[Dataset content]

@@ -65,6 +68,12 @@
         for (int l = 0; l < tp.n_hw; ++l) { tp.hw_wt[l] = w.hw_wt[l]; tp.hw_b[l] = w.hw_b[l]; }
         tp.gru_wt = w.gru_in_wt; tp.gru_b = w.gru_in_b;
         tp.hw_out = hw0; tp.xproj = xproj; tp.M = M;
+        if (fold) {
+            tp.P1 = p1; tp.c1 = w.proj_filters[0]; tp.T = T;
+            tp.p2_wt = w.proj_wt[1]; tp.p2_b = w.proj_b[1]; tp.p2_scale = w.proj_scale[1]; tp.p2_shift = w.proj_shift[1];
+            tp.X = x; tp.ldx = w.c_in;
+            tp.p2_out = (!h->in_synthesize || h->debug_hooks) ? p2 : nullptr;
+        }
         HIPCHK(h, launch_cbhg_tail(h->stream, tp));
         ++*launches;
     } else {
diff --git a/single-speaker-tts_amd/csrc/cbhg_tail.hip b/single-speaker-tts_amd/csrc/cbhg_tail.hip
--- a/single-speaker-tts_amd/csrc/cbhg_tail.hip
+++ b/single-speaker-tts_amd/csrc/cbhg_tail.hip
@@ -34,11 +34,15 @@
     *reinterpret_cast<uint2*>(img + 2 * rows * 64 + off) = make_uint2(ct_pack_hi(l[0], l[1]), ct_pack_hi(l[2], l[3]));
 }
 
-bool cbhg_tail_supports(int c_in, int units, int gru_units, int n_hw, long long M) {
-    return units == CT_U && gru_units == 128 && c_in >= 4 && c_in <= CT_U && c_in % 4 == 0 && n_hw >= 0 && n_hw <= CBHG_TAIL_MAX_HW &&
-           M >= 1 && (M + CT_BM) * 3 * CT_BN * (long long)sizeof(float) < 0xFFFFFFF0ll;
-}
-
+bool cbhg_tail_supports(int c_in, int units, int gru_units, int n_hw, long long M, int c1, int T) {
+    const bool tail = units == CT_U && gru_units == 128 && c_in >= 4 && c_in <= CT_U && c_in % 4 == 0 && n_hw >= 0 &&
+                      n_hw <= CBHG_TAIL_MAX_HW && M >= 1 && (M + CT_BM) * 3 * CT_BN * (long long)sizeof(float) < 0xFFFFFFF0ll;
+    if (c1 <= 0) return tail;
+    return tail && c1 % CT_BK == 0 && T >= 1 && M % T == 0 && (M + 1) * (long long)c1 * (long long)sizeof(float) < 0xFFFFFFF0ll &&
+           3ll * c1 * c_in * (long long)sizeof(float) < 0xFFFFFFF0ll;
+}
+
+template <bool FOLD>
 __global__ __launch_bounds__(CT_THREADS) void cbhg_tail_kernel(CbhgTailParams p) {
     extern __shared__ __attribute__((aligned(16))) float lds[];
     float* Xs = lds;
@@ -63,18 +67,44 @@
         }
     }
 
-    const int n_jobs = 1 + p.n_hw + 3;
+    constexpr int J0 = FOLD ? -1 : 0;
+    const int j_end = 1 + p.n_hw + 3;
     const int kq = tid & 7;
     float4 rb[4];
+    float4 ra[2];
+    unsigned a_taps[2];
+    if (FOLD) {
+#pragma unroll
+        for (int i = 0; i < 2; ++i) {
+            const int m = m0 + (tid >> 3) + 64 * i;
+            const int t = m % p.T;
+            a_taps[i] = m < M ? ((t > 0 ? 1u : 0u) | 2u | (t < p.T - 1 ? 4u : 0u)) : 0u;
+        }
+    }
+    const __amdgpu_buffer_rsrc_t p1_rs = __builtin_amdgcn_make_buffer_rsrc(const_cast<float*>(p.P1), 0, (int)0xFFFFFFF0u, 0x00020000);
     auto job_w = [&](int j) -> const float* {
+        if (FOLD && j < 0) return p.p2_wt;
         return j == 0 ? p.lifter_wt : (j <= p.n_hw ? p.hw_wt[j - 1] : p.gru_wt + (size_t)(j - 1 - p.n_hw) * CT_BN * CT_U);
     };
-    auto job_k = [&](int j) { return j == 0 ? p.c_in : CT_U; };
-    auto job_n = [&](int j) { return j == 0 ? CT_U : CT_BN; };
+    auto job_k = [&](int j) { return FOLD && j < 0 ? 3 * p.c1 : (j == 0 ? p.c_in : CT_U); };
+    auto job_n = [&](int j) { return FOLD && j < 0 ? p.c_in : (j == 0 ? CT_U : CT_BN); };
     auto load_chunk = [&](int j, int kc) {
         const __amdgpu_buffer_rsrc_t rs = __builtin_amdgcn_make_buffer_rsrc(const_cast<float*>(job_w(j)), 0, (int)0xFFFFFFF0u, 0x00020000);
         const int K = job_k(j), N = job_n(j);
-        const int kk = kc * CT_BK + 4 * kq;
+        int kk = kc * CT_BK + 4 * kq;
+        if (FOLD) {
+            const bool proj = j < 0;
+            const int cc = kc / 3, tap = kc - 3 * cc;
+            const int ch = cc * CT_BK + 4 * kq;
+            if (proj) kk = tap * p.c1 + ch;
+#pragma unroll
+            for (int i = 0; i < 2; ++i) {
+                const int m = m0 + (tid >> 3) + 64 * i;
+                const bool ok = proj && ((a_taps[i] >> tap) & 1u);
+                ra[i] = __builtin_bit_cast(float4, __builtin_amdgcn_raw_buffer_load_b128(
+                                                       p1_rs, ok ? (int)((unsigned)((m - 1 + tap) * p.c1 + ch) * 4u) : -1, 0, 0));
+            }
+        }
 #pragma unroll
         for (int i = 0; i < 4; ++i) {
             const int row = (tid >> 3) + 64 * i;
@@ -82,7 +112,14 @@
             rb[i] = __builtin_bit_cast(float4, __builtin_amdgcn_raw_buffer_load_b128(rs, ok ? (int)((unsigned)(row * K + kk) * 4u) : -1, 0, 0));
         }
     };
-    auto stage_chunk = [&](int kc) {
+    auto stage_chunk = [&](int j, int kc) {
+        if (FOLD && j < 0) {
+#pragma unroll
+            for (int i = 0; i < 2; ++i) ct_store_split4(Bi, CT_BN, (tid >> 3) + 64 * i, kq, rb[i]);
+#pragma unroll
+            for (int i = 0; i < 2; ++i) ct_store_split4(Ai, CT_BM, (tid >> 3) + 64 * i, kq, ra[i]);
+            return;
+        }
 #pragma unroll
         for (int i = 0; i < 4; ++i) ct_store_split4(Bi, CT_BN, (tid >> 3) + 64 * i, kq, rb[i]);
 #pragma unroll
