graph-neural-net_amd/csrc/tile_step_body.inc:

```
    constexpr int NW = TS_THREADS / 64, NT = TS_THREADS, RPW = 1;
    constexpr int LDA = TS_TM + 16;
    constexpr int LDD = TS_TN;
    constexpr int LDW = TS_TN + 4;
    __shared__ __attribute__((aligned(16))) float sA[TS_KC * LDA];
    __shared__ __attribute__((aligned(16))) float sD[TS_KC * LDD];
    __shared__ __attribute__((aligned(16))) float sW[TS_TM * LDW];
    const int t = threadIdx.x, lane = t & 63;
    const int wave = __builtin_amdgcn_readfirstlane(t >> 6);
    const int fr = lane & 15, fq = lane >> 4;

    int li, tm, tn;
    GradLayer L = p.layer[0];
    if (p.map_in_args) {
        const uint32_t w = p.map_words[TS_BID >> 1], e = (TS_BID & 1) ? w >> 16 : w & 0xffffu;
        if (e == 0xffffu) return;
        li = (int)(e & 7u); tm = (int)((e >> 3) & 63u); tn = (int)(e >> 9);
    } else {
        const uint32_t e = p.tile_map[TS_BID];
        if (e == ~0u) return;
        li = (int)(e & 15u); tm = (int)((e >> 4) & 0x3fffu); tn = (int)(e >> 18);
    }
    if (li != 0) L = p.layer[li];
    TS_REL_LAYER(L);
    const int m0 = tm * TS_TM, n0 = tn * TS_TN;
    const bool fwd = FWD && li == 0;

    const int er = (t >> 6) * 16 + fr, eq = fq;
    const bool e_ok = t < 256 && (m0 + er < L.M);
    const size_t e_off = (size_t)(m0 + er) * L.ldd + n0 + eq * 4;

    float4 va[4 * RPW], vd[RPW];
    const int kc0 = (TS_K < TS_KC) ? TS_K : TS_KC;
    const bool interior = (m0 + TS_TM <= L.M) && (TS_K >= TS_KC) && !(li == 0 && TS_REL(p.row_idx)) &&
                          (unsigned long long)TS_KC * (unsigned)(L.lda > L.ldd ? L.lda : L.ldd) < 0xffffffffull;
    if (GSRC == 1 && interior) {
#pragma unroll
        for (int i = 0; i < 4 * RPW; i++) {
            const int idx = t + i * NT, k = idx >> 4, q = idx & 15;
            va[i] = *reinterpret_cast<const float4 *>(L.A + ((unsigned)k * (unsigned)L.lda + m0 + q * 4));
        }
#pragma unroll
        for (int i = 0; i < RPW; i++) {
            const int idx = t + i * NT;
            vd[i] = *reinterpret_cast<const float4 *>(L.D + ((unsigned)(idx >> 2) * (unsigned)L.ldd + n0 + (idx & 3) * 4));
        }
    } else if (GSRC == 1) {
#pragma unroll
        for (int i = 0; i < 4 * RPW; i++) {
            const int idx = t + i * NT, k = idx >> 4, q = idx & 15;
            va[i] = make_float4(0.f, 0.f, 0.f, 0.f);
            if (k < kc0 && m0 + q * 4 < L.M) {
                size_t a_row = (size_t)k;
                bool live = true;
                if (li == 0 && TS_REL(p.row_idx)) { live = k < TS_K_TRUE; a_row = live ? (size_t)TS_REL(p.row_idx)[k] : 0; }
                if (live) va[i] = *reinterpret_cast<const float4 *>(L.A + a_row * L.lda + m0 + q * 4);
            }
        }
#pragma unroll
        for (int i = 0; i < RPW; i++) {
            const int idx = t + i * NT, k = idx >> 2, q = idx & 3;
            vd[i] = make_float4(0.f, 0.f, 0.f, 0.f);
            if (k < kc0) vd[i] = *reinterpret_cast<const float4 *>(L.D + (size_t)k * L.ldd + n0 + q * 4);
        }
    }
    float4 w_old = make_float4(0.f, 0.f, 0.f, 0.f), v_old = w_old, g_in = w_old;
    if (e_ok) {
        if (GDST == 2 || FWD) w_old = *reinterpret_cast<const float4 *>(L.W + e_off);
        if (GDST == 2) v_old = *reinterpret_cast<const float4 *>(L.V + e_off);
    }
    if (GSRC >= 2) g_in = ts_gradient_in<GSRC>(p, L, e_off, e_ok);
    const bool next_plain = interior && fwd && !TS_REL(p.next_idx) && TS_NEXT_ROWS >= TS_KC && (unsigned long long)TS_KC * (unsigned)p.ldan < 0xffffffffull;
    const bool next_gather = (m0 + TS_TM <= L.M) && fwd && TS_REL(p.next_idx) && TS_NEXT_ROWS >= TS_KC;
    const int stage_cols = (L.N / TS_TN) < 8 ? (L.N / TS_TN) : 8;
    f32x4 vn[RPW][4];
    int next_row0[RPW];
#pragma unroll
    for (int g = 0; g < RPW; g++) {
        next_row0[g] = (wave + g * NW) * 16 + fr;
        if (fwd && TS_REL(p.next_idx) && next_row0[g] < TS_NEXT_ROWS) next_row0[g] = TS_REL(p.next_idx)[next_row0[g]];
    }
    auto load_next = [&](int b0) {
#pragma unroll
        for (int g = 0; g < RPW; g++) {
            const int b = b0 + (wave + g * NW) * 16 + fr;
            if (b0 == 0 && next_plain) {
                const float *src = TS_REL(p.An) + ((unsigned)b * (unsigned)p.ldan + m0 + 4 * fq);
#pragma unroll
                for (int c = 0; c < 4; c++) vn[g][c] = *reinterpret_cast<const f32x4 *>(src + c * 16);
                continue;
            }
            if (b0 == 0 && next_gather) {
                const float *src = TS_REL(p.An) + ((size_t)next_row0[g] * p.ldan + m0 + 4 * fq);
#pragma unroll
                for (int c = 0; c < 4; c++) vn[g][c] = *reinterpret_cast<const f32x4 *>(src + c * 16);
                continue;
            }
            const bool live = b < TS_NEXT_ROWS;
            const size_t row = live ? (b0 == 0 ? (size_t)next_row0[g] : TS_REL(p.next_idx) ? (size_t)TS_REL(p.next_idx)[b] : (size_t)b) : 0;
            const float *src = TS_REL(p.An) + row * p.ldan + m0 + 4 * fq;
#pragma unroll
            for (int c = 0; c < 4; c++) {
                vn[g][c] = (f32x4){0.f, 0.f, 0.f, 0.f};
                if (live && m0 + c * 16 + 4 * fq < L.M) vn[g][c] = *reinterpret_cast<const f32x4 *>(src + c * 16);
            }
        }
    };
// ... 6 lines not shown
            const int kc = (TS_K - k0 < TS_KC) ? TS_K - k0 : TS_KC;
            if (k0) {
                __syncthreads();
#pragma unroll
                for (int i = 0; i < 4 * RPW; i++) {
                    const int idx = t + i * NT, k = idx >> 4, q = idx & 15;
                    va[i] = make_float4(0.f, 0.f, 0.f, 0.f);
                    if (k < kc && m0 + q * 4 < L.M) {
                        size_t a_row = (size_t)(k0 + k);
                        bool live = true;
                        if (li == 0 && TS_REL(p.row_idx)) { live = k0 + k < TS_K_TRUE; a_row = live ? (size_t)TS_REL(p.row_idx)[k0 + k] : 0; }
                        if (live) va[i] = *reinterpret_cast<const float4 *>(L.A + a_row * L.lda + m0 + q * 4);
                    }
                }
#pragma unroll
                for (int i = 0; i < RPW; i++) {
                    const int idx = t + i * NT, k = idx >> 2, q = idx & 3;
                    vd[i] = make_float4(0.f, 0.f, 0.f, 0.f);
                    if (k < kc) vd[i] = *reinterpret_cast<const float4 *>(L.D + (size_t)(k0 + k) * L.ldd + n0 + q * 4);
                }
            }
#pragma unroll
            for (int i = 0; i < 4 * RPW; i++) {
                const int idx = t + i * NT, k = idx >> 4, q = idx & 15;
                *reinterpret_cast<float4 *>(&sA[k * LDA + q * 4]) = va[i];
            }
#pragma unroll
            for (int i = 0; i < RPW; i++) {
                const int idx = t + i * NT;
                *reinterpret_cast<float4 *>(&sD[(idx >> 2) * LDD + (idx & 3) * 4]) = vd[i];
            }
            __syncthreads();
            if (k0 == 0) {
                if (fwd) load_next(0);
            }
            if (wave < 4) {
                const float *ap = &sA[fq * LDA + wave * 16 + fr];
                const float *dp = &sD[fq * LDD + fr];
                int kk = 0;
                if (kc == TS_KC) {
                    float a[2][8], d[2][8];
#pragma unroll
                    for (int j = 0; j < 8; j++) { a[0][j] = ap[(4 * j) * LDA]; d[0][j] = dp[(4 * j) * LDD]; }
#pragma unroll
                    for (int trip = 0; trip < TS_KC / 32; trip++) {
                        const int cur = trip & 1;
                        if (trip + 1 < TS_KC / 32) {
#pragma unroll
                            for (int j = 0; j < 8; j++) { a[cur ^ 1][j] = ap[(32 * (trip + 1) + 4 * j) * LDA]; d[cur ^ 1][j] = dp[(32 * (trip + 1) + 4 * j) * LDD]; }
                        }
                        __builtin_amdgcn_sched_barrier(0);
#pragma unroll
                        for (int j = 0; j < 8; j += 2) {
                            acc0 = __builtin_amdgcn_mfma_f32_16x16x4f32(d[cur][j], a[cur][j], acc0, 0, 0, 0);
                            acc1 = __builtin_amdgcn_mfma_f32_16x16x4f32(d[cur][j + 1], a[cur][j + 1], acc1, 0, 0, 0);
                        }
                        __builtin_amdgcn_sched_barrier(0);
                    }
                    kk = TS_KC;
                }
                for (; kk + 32 <= kc; kk += 32) {
                    float a[8], d[8];
#pragma unroll
                    for (int j = 0; j < 8; j++) { a[j] = ap[(kk + 4 * j) * LDA]; d[j] = dp[(kk + 4 * j) * LDD]; }
#pragma unroll
                    for (int j = 0; j < 8; j += 2) {
                        acc0 = __builtin_amdgcn_mfma_f32_16x16x4f32(d[j], a[j], acc0, 0, 0, 0);
                        acc1 = __builtin_amdgcn_mfma_f32_16x16x4f32(d[j + 1], a[j + 1], acc1, 0, 0, 0);
                    }
                }
                for (; kk < kc; kk += 4)
                    acc0 = __builtin_amdgcn_mfma_f32_16x16x4f32(dp[kk * LDD], ap[kk * LDA], acc0, 0, 0, 0);
            }
        }
        const f32x4 acc = acc0 + acc1;
        g = make_float4(acc[0], acc[1], acc[2], acc[3]);
    }

    float4 w_new = w_old;
    if (GDST == 1) {
        if (e_ok) *reinterpret_cast<float4 *>(L.G + e_off) = g;
    } else if (GDST == 2) {
        float4 adj;
        adj.x = sgd_adj(TS_STEP_OVER_B, g.x, TS_MOMENTUM, v_old.x);
        adj.y = sgd_adj(TS_STEP_OVER_B, g.y, TS_MOMENTUM, v_old.y);
        adj.z = sgd_adj(TS_STEP_OVER_B, g.z, TS_MOMENTUM, v_old.z);
        adj.w = sgd_adj(TS_STEP_OVER_B, g.w, TS_MOMENTUM, v_old.w);
        w_new = make_float4(w_old.x - adj.x, w_old.y - adj.y, w_old.z - adj.z, w_old.w - adj.w);
        if (e_ok) {
            ts_store16(L.W + e_off, (f32x4){w_new.x, w_new.y, w_new.z, w_new.w});
            ts_store16(L.V + e_off, (f32x4){adj.x, adj.y, adj.z, adj.w});
        }
    }
    if (!fwd) return;

    if (t < 256) *reinterpret_cast<float4 *>(&sW[er * LDW + eq * 4]) = e_ok ? w_new : make_float4(0.f, 0.f, 0.f, 0.f);
    __syncthreads();
    float *slab = TS_REL(p.slabs) + (size_t)tm * p.slab_rows * p.ldz;
    const float *wcol = &sW[(4 * fq) * LDW + fr];
    float wv[4][4];
#pragma unroll
    for (int c = 0; c < 4; c++)
#pragma unroll
        for (int j = 0; j < 4; j++) wv[c][j] = wcol[(c * 16 + j) * LDW];
    for (int b0 = 0; b0 < TS_NEXT_K; b0 += TS_KC) {
        if (b0) load_next(b0);
#pragma unroll
        for (int g = 0; g < RPW; g++) {
            const int wr = (wave + g * NW) * 16;
            if (TS_REL(p.stage_out) && b0 + wr < TS_NEXT_K && (((b0 + wr) >> 4) % stage_cols) == tn % stage_cols && tn < stage_cols) {
                float *dst = TS_REL(p.stage_out) + (size_t)(b0 + wr + fr) * p.ldan + m0 + 4 * fq;
#pragma unroll
                for (int c = 0; c < 4; c++)
                    if (m0 + c * 16 + 4 * fq < L.M) *reinterpret_cast<f32x4 *>(dst + c * 16) = vn[g][c];
            }
            if (b0 + wr < TS_NEXT_K) {
                f32x4 z0 = {0.f, 0.f, 0.f, 0.f}, z1 = {0.f, 0.f, 0.f, 0.f};
#pragma unroll
                for (int c = 0; c < 4; c++) {
#pragma unroll
                    for (int j = 0; j < 4; j++) {
                        if (c & 1) z1 = __builtin_amdgcn_mfma_f32_16x16x4f32(wv[c][j], vn[g][c][j], z1, 0, 0, 0);
                        else z0 = __builtin_amdgcn_mfma_f32_16x16x4f32(wv[c][j], vn[g][c][j], z0, 0, 0, 0);
                    }
                }
                const f32x4 z = z0 + z1;
                ts_store16(slab + (size_t)(b0 + wr + fr) * p.ldz + n0 + 4 * fq, z);
            }
        }
    }
```

graph-neural-net_amd/csrc/tile_step_kernel.h:

```cpp
#pragma once
#include "fused_kernels.h"
#include "gemm_bf16.h"
#ifndef __HIPCC_RTC__
#include <algorithm>
#include <vector>
#endif

namespace gnn {

constexpr int TS_TM = 64, TS_TN = 16, TS_THREADS = 512, TS_KC = 128;
constexpr int TS_MAX_SLABS = 16;
constexpr int TS_MAX_PEERS = 16;
constexpr int TS_MAP_ARGS = 640;

struct TileStepParams {
    GradLayer layer[MAX_LAYERS];
    int n_layers;
    int K, k_true;
    float step_over_b, momentum;
    const int32_t *row_idx;
    const float *An; int ldan;
    const int32_t *next_idx;
    int next_rows, next_K;
    float *slabs;
// ... 39 lines not shown
    }
    size_t slots = 0;
    for (int x = 0; x < 8; x++) slots = per_xcd[x].size() > slots ? per_xcd[x].size() : slots;
    std::vector<uint32_t> map(slots * 8, ~0u);
    for (int x = 0; x < 8; x++) {
        std::vector<T> &v = per_xcd[x];
        const int n = (int)v.size(), k = n > cus_per_xcd ? (n - cus_per_xcd < n / 2 ? n - cus_per_xcd : n / 2) : 0;
        std::vector<int> order(n);
        for (int i = 0; i < n; i++) order[i] = i;
        std::stable_sort(order.begin(), order.end(), [&](int a, int b) { return v[a].w < v[b].w; });
        std::vector<char> is_light(n, 0);
        std::vector<uint32_t> seq;
        for (int i = k; i < 2 * k; i++) { seq.push_back(v[order[i]].e); is_light[order[i]] = 1; }
        for (int i = 0; i < k; i++) is_light[order[i]] = 1;
        for (int i = 0; i < n; i++) if (!is_light[i]) seq.push_back(v[i].e);
        for (int i = 0; i < k; i++) seq.push_back(v[order[i]].e);
        for (int j = 0; j < n; j++) map[(size_t)j * 8 + x] = seq[j];
    }
    return map;
}
inline bool pack_tile_map(const std::vector<uint32_t> &map, uint32_t (&words)[TS_MAP_ARGS / 2]) {
    if (map.size() > (size_t)TS_MAP_ARGS) return false;
    for (uint32_t &w : words) w = 0xffffffffu;
    for (size_t i = 0; i < map.size(); i++) {
        uint32_t e16 = 0xffffu;
        if (map[i] != ~0u) {
            const uint32_t li = map[i] & 15u, tm = (map[i] >> 4) & 0x3fffu, tn = map[i] >> 18;
            if (li > 7 || tm > 63 || tn > 126) return false;
            e16 = li | tm << 3 | tn << 9;
        }
        words[i >> 1] = (i & 1) ? ((words[i >> 1] & 0x0000ffffu) | e16 << 16) : ((words[i >> 1] & 0xffff0000u) | e16);
    }
    return true;
}
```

[Exercise]
Can you repeat, word for word, every line above from the one containing "--- a/single-speaker-tts_amd/csrc/cbhg_tail.hip" down to the one containing "long M, int", including both?

[Expected answer]
--- a/single-speaker-tts_amd/csrc/cbhg_tail.hip
+++ b/single-speaker-tts_amd/csrc/cbhg_tail.hip
@@ -34,11 +34,15 @@
     *reinterpret_cast<uint2*>(img + 2 * rows * 64 + off) = make_uint2(ct_pack_hi(l[0], l[1]), ct_pack_hi(l[2], l[3]));
 }
 
-bool cbhg_tail_supports(int c_in, int units, int gru_units, int n_hw, long long M) {
-    return units == CT_U && gru_units == 128 && c_in >= 4 && c_in <= CT_U && c_in % 4 == 0 && n_hw >= 0 && n_hw <= CBHG_TAIL_MAX_HW &&
-           M >= 1 && (M + CT_BM) * 3 * CT_BN * (long long)sizeof(float) < 0xFFFFFFF0ll;
-}
-
+bool cbhg_tail_supports(int c_in, int units, int gru_units, int n_hw, long long M, int c1, int T) {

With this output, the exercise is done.